For more details: Fedora 18 shipped with OpenSSL 1.0.1c on 11-Sep-2012:
[http://mirrors.kernel.org/fedora/releases/18/Everything/x86_...](http://mirrors.kernel.org/fedora/releases/18/Everything/x86_64/os/Packages/o/).
So that's 18 months of exposure for Fedora users (including me).

------
jameshart
While I know private keys are important and you really don't want to leak
them, I have to wonder if the security community's focus on the private keys
as the crown jewels that heartbleed accesses is a little misplaced.

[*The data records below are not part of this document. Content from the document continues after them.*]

struct LsOpts {
  bool carry = false;
  bool hold_last = false;
  bool force = false;
  bool ahead = false;
  const void *raw = nullptr; int64_t raw_stride = 0;
};
void ls_note_last_pass(rfid_ctx *c) {
  if (!c->d_ls2_ctl || !c->ls2_host) return;
  if (hipStreamQuery(c->stream) == hipSuccess) {
    const Ls2Ctl &k = *c->ls2_host;
    if (!c->ls2_generous && k.fail == 0 && k.ok == 0 && k.n_pieces > 0) c->ls2_generous = true;
  }
  (void)hipGetLastError();
}
int ls_enqueue(rfid_ctx *c, int64_t n_dec, const LsOpts &opt, int *enqueued) {
  *enqueued = 0;
  c->d_ls2_ctl = nullptr;
  const Ls2Geometry geo = ls2_geometry(c->B, n_dec);
  if (geo.P == 0 || c->B > 65535) return RFID_OK;
  const Ls2Layout L = ls2_layout(geo, c->B, c->y_stride, c->wmax);
  const bool ahead = opt.ahead && opt.raw && c->ls2_ws.cap >= L.total && c->ls2_ws_alt.cap >= L.total;
  if (opt.ahead && !ahead) return RFID_OK;
  if (L.total > c->ls2_ws.cap) {
    if (c->ls2_ws.p) { (void)hipFree(c->ls2_ws.p); c->ls2_ws.p = nullptr; c->ls2_ws.cap = 0; }
    if (hipMalloc(&c->ls2_ws.p, L.total) != hipSuccess) { (void)hipGetLastError(); c->ls2_ws.p = nullptr; return RFID_OK; }
    c->ls2_ws.cap = L.total;
  }
  if (!c->ls2_host) {
    if (hipHostMalloc((void **)&c->ls2_host, sizeof(Ls2Ctl) + 64, hipHostMallocDefault) != hipSuccess) {
      (void)hipGetLastError(); c->ls2_host = nullptr; return RFID_OK;
    }
    memset(c->ls2_host, 0, sizeof(Ls2Ctl) + 64);
  }
  Ls2Args a;
  memset(&a, 0, sizeof(a));
  a.y = c->y(); a.y_stride = c->y_stride; a.lens = c->d_lens; a.n_dec = n_dec; a.n_streams = c->B;
  if (ahead) std::swap(c->ls2_ws, c->ls2_ws_alt);
  ls2_bind(a, (char *)c->ls2_ws.p, L, geo);
  a.wtab = c->d_wtab; a.wmax = c->wmax; a.wcount = c->d_wcount; a.flat = c->d_flat; a.flat_count = c->d_flat_count; a.flat_cap = c->flat_cap;
  a.carry = opt.carry ? c->d_gstate : nullptr; a.carry_out = opt.carry ? c->d_gstate : nullptr;
  a.hold_last = opt.hold_last ? 1 : 0; a.force = opt.force ? 1 : 0;
  if (opt.raw) {
    a.fused = 1;
    a.raw = (const float2 *)opt.raw; a.raw_stride = opt.raw_stride;
    a.raw_vec_ok = ((opt.raw_stride & 1) == 0 && (((uintptr_t)opt.raw) & 15) == 0) ? 1 : 0;
    a.y_w = c->d_y;
  }
  ls2_stream = ahead ? c->stream2 : c->stream;
  {
    const int kb = (c->knobs.front_lds_kb >= 0) ? c->knobs.front_lds_kb : ((geo.NS >= 32768) ? 10 : 0);
    ls2_front_lds = (unsigned)kb * 1024u;
  }
  a.keep_flat_count = ahead ? 1 : 0;
  {
    static const int lanes_min_default = ls2_fsm_lanes_min();
    ls2_fsm_lanes_min() = (c->knobs.fsm_lanes_min >= 0) ? c->knobs.fsm_lanes_min : lanes_min_default;
  }
  auto mark = [](void *p, int pt) {
    rfid_ctx *cc = (rfid_ctx *)p;
    if (pt == 2) {
      if (ls2_stream == cc->stream2) {
        if (hipEventRecord(cc->ev_fe_done, cc->stream2) != hipSuccess || hipStreamWaitEvent(cc->stream, cc->ev_fe_done, 0) != hipSuccess ||
            hipMemsetAsync(cc->d_flat_count, 0, 2 * sizeof(int), cc->stream) != hipSuccess) cc->ls2_mark_failed = true;
        ls2_stream = cc->stream;
      }
      return;
    }
  };
  c->ls2_mark_failed = false;
  ls2_enqueue(a, true, c->ls2_rounds, c->ls2_generous, c->knobs.dc_rounds, ahead ? +mark : nullptr, c);
  ls2_stream = c->stream;
  HIPCHK(c, hipGetLastError());
  if (c->ls2_mark_failed) return fail(c, RFID_ERR_HIP, "long-stream front end: stream hand-over");
  HIPCHK(c, hipMemcpyAsync(c->ls2_host, a.ctl, sizeof(Ls2Ctl) + sizeof(int), hipMemcpyDeviceToHost, c->stream));
  c->d_ls2_ctl = a.ctl;
  c->ls2_P = geo.P;
  *enqueued = 1;
  if (c->knobs.ls_debug) {
    HIPCHK(c, hipStreamSynchronize(c->stream));
    const Ls2Ctl &k = *c->ls2_host;
    fprintf(stderr, "[ls2] pieces %d P %d fail %d ok %d | avg:", k.n_pieces, geo.P, k.fail, k.ok);
    for (int r = 0; r <= c->ls2_rounds[0]; ++r) fprintf(stderr, " %d/%d", k.avg_count[r], k.avg_list[r]);
    fprintf(stderr, " | fsm:");
    for (int r = 0; r <= c->ls2_rounds[1]; ++r) fprintf(stderr, " %d", k.fsm_count[r]);
    fprintf(stderr, " | dc:");
    for (int r = 0; r <= c->ls2_rounds[2]; ++r) fprintf(stderr, " %d", k.dc_count[r]);
    fprintf(stderr, " | units %d windows %d\n", k.n_units, k.n_windows);
    std::vector<Ls2AvgRun> ar((size_t)geo.NS);
    std::vector<int> aT((size_t)geo.NS);
    std::vector<Ls2Piece> pc((size_t)geo.NS);
    HIPCHK(c, hipMemcpy(ar.data(), a.arun, sizeof(Ls2AvgRun) * ar.size(), hipMemcpyDeviceToHost));
    HIPCHK(c, hipMemcpy(aT.data(), a.aT, sizeof(int) * aT.size(), hipMemcpyDeviceToHost));
    HIPCHK(c, hipMemcpy(pc.data(), a.piece, sizeof(Ls2Piece) * pc.size(), hipMemcpyDeviceToHost));
    long hist_m[8] = {0}, hist_d[8] = {0};
    int shown = 0;
    {
      long hist_len[6] = {0}; int max_len = 0; long n_wide = 0, n_over = 0;
      for (int i = 0; i < geo.NS; ++i) {
        const int len = pc[(size_t)i].len;
        if (len <= 0) continue;
        if (len > max_len) max_len = len;
        const int q = (int)(4.0 * len / geo.P);
        hist_len[q < 2 ? 0 : (q < 4 ? 1 : (q < 6 ? 2 : (q < 8 ? 3 : (q < 16 ? 4 : 5))))]++;
        if (ar[(size_t)i].wide & 2) n_wide++;
        if (ar[(size_t)i].wide & 4) n_over++;
      }
      fprintf(stderr, "[ls2] piece lengths in P (< 0.5, < 1, < 1.5, < 2, < 4, more): %ld %ld %ld %ld %ld %ld, longest %d; last run wide: %ld, exact end put in: %ld\n",
// ... 72 lines not shown
    return RFID_OK;
  }
  hipEvent_t e0 = nullptr, e1 = nullptr;
  bool ok = hipEventCreate(&e0) == hipSuccess && hipEventCreate(&e1) == hipSuccess;
  double t_seq[2] = {0, 0}, t_ls[2] = {0, 0};
  for (int k = 0; k < 2 && ok; ++k) {
    int64_t n = 0;
    const int B = k ? B_big : 1;
    ok = rfid_synth_gen2(c, &p, slots.data(), k ? n_big : n_big / 4, d_base, stride, 0.0f, 77u, 0, &n) == RFID_OK && n == L[k];
    ok = ok && rfid_synth_replicas(c, d_base, L[k], d_many, stride, B, 0.003f, 78u, 0) == RFID_OK;
    ok = ok && rfid_batch_plan(c, B, L[k]) == RFID_OK;
    for (int mode = 0; mode <= 2 && ok; mode += 2) {
      c->ls_mode = mode;
      float best = 1e30f;
      for (int rep = 0; rep < 3 && ok; ++rep) {
        ok = hipEventRecord(e0, c->stream) == hipSuccess && rfid_batch_process(c, d_many, stride, L[k], nullptr, 0) == RFID_OK &&
             hipEventRecord(e1, c->stream) == hipSuccess && hipStreamSynchronize(c->stream) == hipSuccess;
        float ms = 0.0f;
        ok = ok && hipEventElapsedTime(&ms, e0, e1) == hipSuccess;
        if (rep > 0 && ms < best) best = ms;
      }
      if (mode == 2 && ok) ok = c->d_ls2_ctl != nullptr && c->ls2_host->ok != 0;
      (mode ? t_ls : t_seq)[k] = best;
    }
  }
  c->ls_mode = saved_mode;
  if (e0) (void)hipEventDestroy(e0);
  if (e1) (void)hipEventDestroy(e1);
  (void)hipStreamSynchronize(c->stream);
  (void)hipFree(d_base);
  (void)hipFree(d_many);
  free_plan(c);
  c->d_ls2_ctl = nullptr;
  if (!ok) { (void)hipGetLastError(); return RFID_OK; }
  const double n0 = (double)(L[0] / DECIM), n1 = (double)(L[1] / DECIM), N1 = n1 * B_big;
  const double slope = (t_ls[1] - t_ls[0]) / (N1 - n0);
  const double fixed = t_ls[0] - slope * n0;
  if (slope > 0.0 && fixed > 0.0 && t_seq[1] > 0.0) {
    c->ls_ns_per_sample = 1.25 * slope * 1e6;
    c->ls_fixed_ms = fixed;
    c->seq_ns_per_sample = t_seq[1] / n1 * 1e6;
    c->ls_measured = true;
  }
  c->ls_calibrated = true;
  if (c->knobs.ls_debug)
    fprintf(stderr, "[ls2] calibration: fused %.3f / %.3f ms, long-stream %.3f / %.3f ms for 1 x %.0f / %d x %.0f samples -> %.2f ns/sample of the longest trace vs %.3f ms + %.4f ns/sample of all\n",
            t_seq[0], t_seq[1], t_ls[0], t_ls[1], n0, B_big, n1, c->seq_ns_per_sample, c->ls_fixed_ms, c->ls_ns_per_sample);
  return RFID_OK;
}

struct LsCalCache { bool done = false, ok = false; double fixed_ms = 0, ns_all = 0, ns_seq = 0; };
LsCalCache g_ls_cal[64];
pthread_mutex_t g_ls_cal_mu = PTHREAD_MUTEX_INITIALIZER;
void ls_calibrate_lazily(rfid_ctx *c) {
  c->ls_calibrated = true;
  if (!c->knobs.ls_calibrate || c->device < 0 || c->device >= 64) return;
  pthread_mutex_lock(&g_ls_cal_mu);
  LsCalCache &k = g_ls_cal[c->device];
  if (!k.done) {
    k.done = true;
    rfid_ctx *t = nullptr;
    if (rfid_ctx_create(&c->prm, c->device, &t) == RFID_OK && t) {
      t->ls_calibrated = true;
      t->ls_mode = 1;
      if (ls_calibrate(t) == RFID_OK && t->ls_measured) {
        k.ok = true; k.fixed_ms = t->ls_fixed_ms; k.ns_all = t->ls_ns_per_sample; k.ns_seq = t->seq_ns_per_sample;
// ... 51 lines not shown
    pthread_mutex_lock(&prop_mu);
    if (!dev_info[device].known) {
      hipDeviceProp_t prop;
      if (hipGetDeviceProperties(&prop, device) == hipSuccess) {
        dev_info[device].known = true;
        dev_info[device].gfx950 = strncmp(prop.gcnArchName, "gfx950", 6) == 0;
        dev_info[device].cus = prop.multiProcessorCount;
      }
    }
    is_gfx950 = dev_info[device].known && dev_info[device].gfx950;
    pthread_mutex_unlock(&prop_mu);
  }
  if (!is_gfx950) return RFID_ERR_NO_DEVICE;
  rfid_ctx *c = new (std::nothrow) rfid_ctx();
  if (c) c->n_cus = dev_info[device].cus;
  if (!c) return RFID_ERR_CAPACITY;
  c->prm = *p;
  c->device = device;
  c->err[0] = 0;
  compute_t_cand(c->t_cand, p->sample_rate);
  knobs_from_env(c->knobs);
  if (c->knobs.la_profile) g_la_on = true;
  c->ls_mode = c->knobs.long_stream;
  init_reader_state(c);
  memset(c->mf_hist, 0, sizeof(c->mf_hist));
  int rc = RFID_OK;
  do {
    if (hipSetDevice(device) != hipSuccess) { rc = RFID_ERR_NO_DEVICE; break; }
    if (hipStreamCreateWithFlags(&c->stream, hipStreamNonBlocking) != hipSuccess) { rc = RFID_ERR_HIP; break; }
    for (int i = 0; i < 5; ++i)
      if (hipEventCreate(&c->ev[i]) != hipSuccess) { rc = RFID_ERR_HIP; break; }
    if (rc) break;
    if (hipStreamCreateWithFlags(&c->stream2, hipStreamNonBlocking) != hipSuccess) { rc = RFID_ERR_HIP; break; }
    for (int i = 0; i <= rfid_ctx::MAX_CHUNKS; ++i) c->ev_mf[i] = nullptr;
    for (int i = 0; i < 2 * rfid_ctx::MAX_CHUNKS; ++i) c->ev_gate[i] = nullptr;
    if (!rc && (hipEventCreate(&c->ev_pass) != hipSuccess || hipEventCreate(&c->ev_front_end) != hipSuccess ||
                hipEventCreateWithFlags(&c->ev_fe_done, hipEventDisableTiming) != hipSuccess ||
                hipEventCreateWithFlags(&c->ev_tail_done[0], hipEventDisableTiming) != hipSuccess ||
                hipEventCreateWithFlags(&c->ev_tail_done[1], hipEventDisableTiming) != hipSuccess ||
                hipEventCreateWithFlags(&c->ev_y_free[0], hipEventDisableTiming) != hipSuccess ||
                hipEventCreateWithFlags(&c->ev_y_free[1], hipEventDisableTiming) != hipSuccess))
      rc = RFID_ERR_HIP;
    if (rc) break;
    {
      char *blk = nullptr;
      const size_t slot = 256, n_slots = 4 + 1 + 1 + 1 + 1 + 1 + 1;
      if (hipMalloc((void **)&blk, slot * n_slots) != hipSuccess || hipMemset(blk, 0, slot * n_slots) != hipSuccess) { rc = RFID_ERR_HIP; c->d_small = blk; break; }
      static_assert(sizeof(GateState) <= 4 * 256 && sizeof(rfid_scores) <= 256 && sizeof(rfid_decode_result) <= 256, "slots");
      c->d_small = blk;
      c->d_gate1 = (GateState *)blk;
      c->d_io = (int *)(blk + 4 * slot);
      c->d_swin = (rfid_window *)(blk + 5 * slot);
      c->d_scount = (int *)(blk + 6 * slot);
      c->d_ticket = (int *)(blk + 7 * slot);
      c->d_sres = (rfid_decode_result *)(blk + 8 * slot);
      c->d_sscores = (rfid_scores *)(blk + 9 * slot);
    }
  } while (0);
  if (rc != RFID_OK) { rfid_ctx_destroy(c); return rc; }
  *out = c;
  return RFID_OK;
}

If someone can steal your private key, yes, they can now impersonate your SSL
server. For HTTPS, they'll need to actually perform a DNS spoof or similar to
truly exploit that change, though. I guess there might be more of a concern
about things like DKIM keys being stolen. We have to be a little less trusting
of SSL certs to verify identity.

But in all this fuss about the keys, we seem to be forgetting that the
heartbleed vulnerability allowed attackers to sniff random cleartext as it
passed through OpenSSL. Session identities, usernames, passwords, sure - but
again, the security industry focuses on credentials being stolen as the worst
case scenario. But what about all the other private data going across the SSL
connection?

This reminds me a little of the focus on operating system security preventing
privilege escalation, while ignoring the risk of malware trashing all of a
user's own data - you might lose all your photographs, but at least the device
drivers will be safe.

When it comes to heartbleed, users might legitimately fear that data they sent
over SSL could have been eavesdropped by anybody; but the security industry
doesn't seem to care about that as much as it does about whether the private
key could have been compromised.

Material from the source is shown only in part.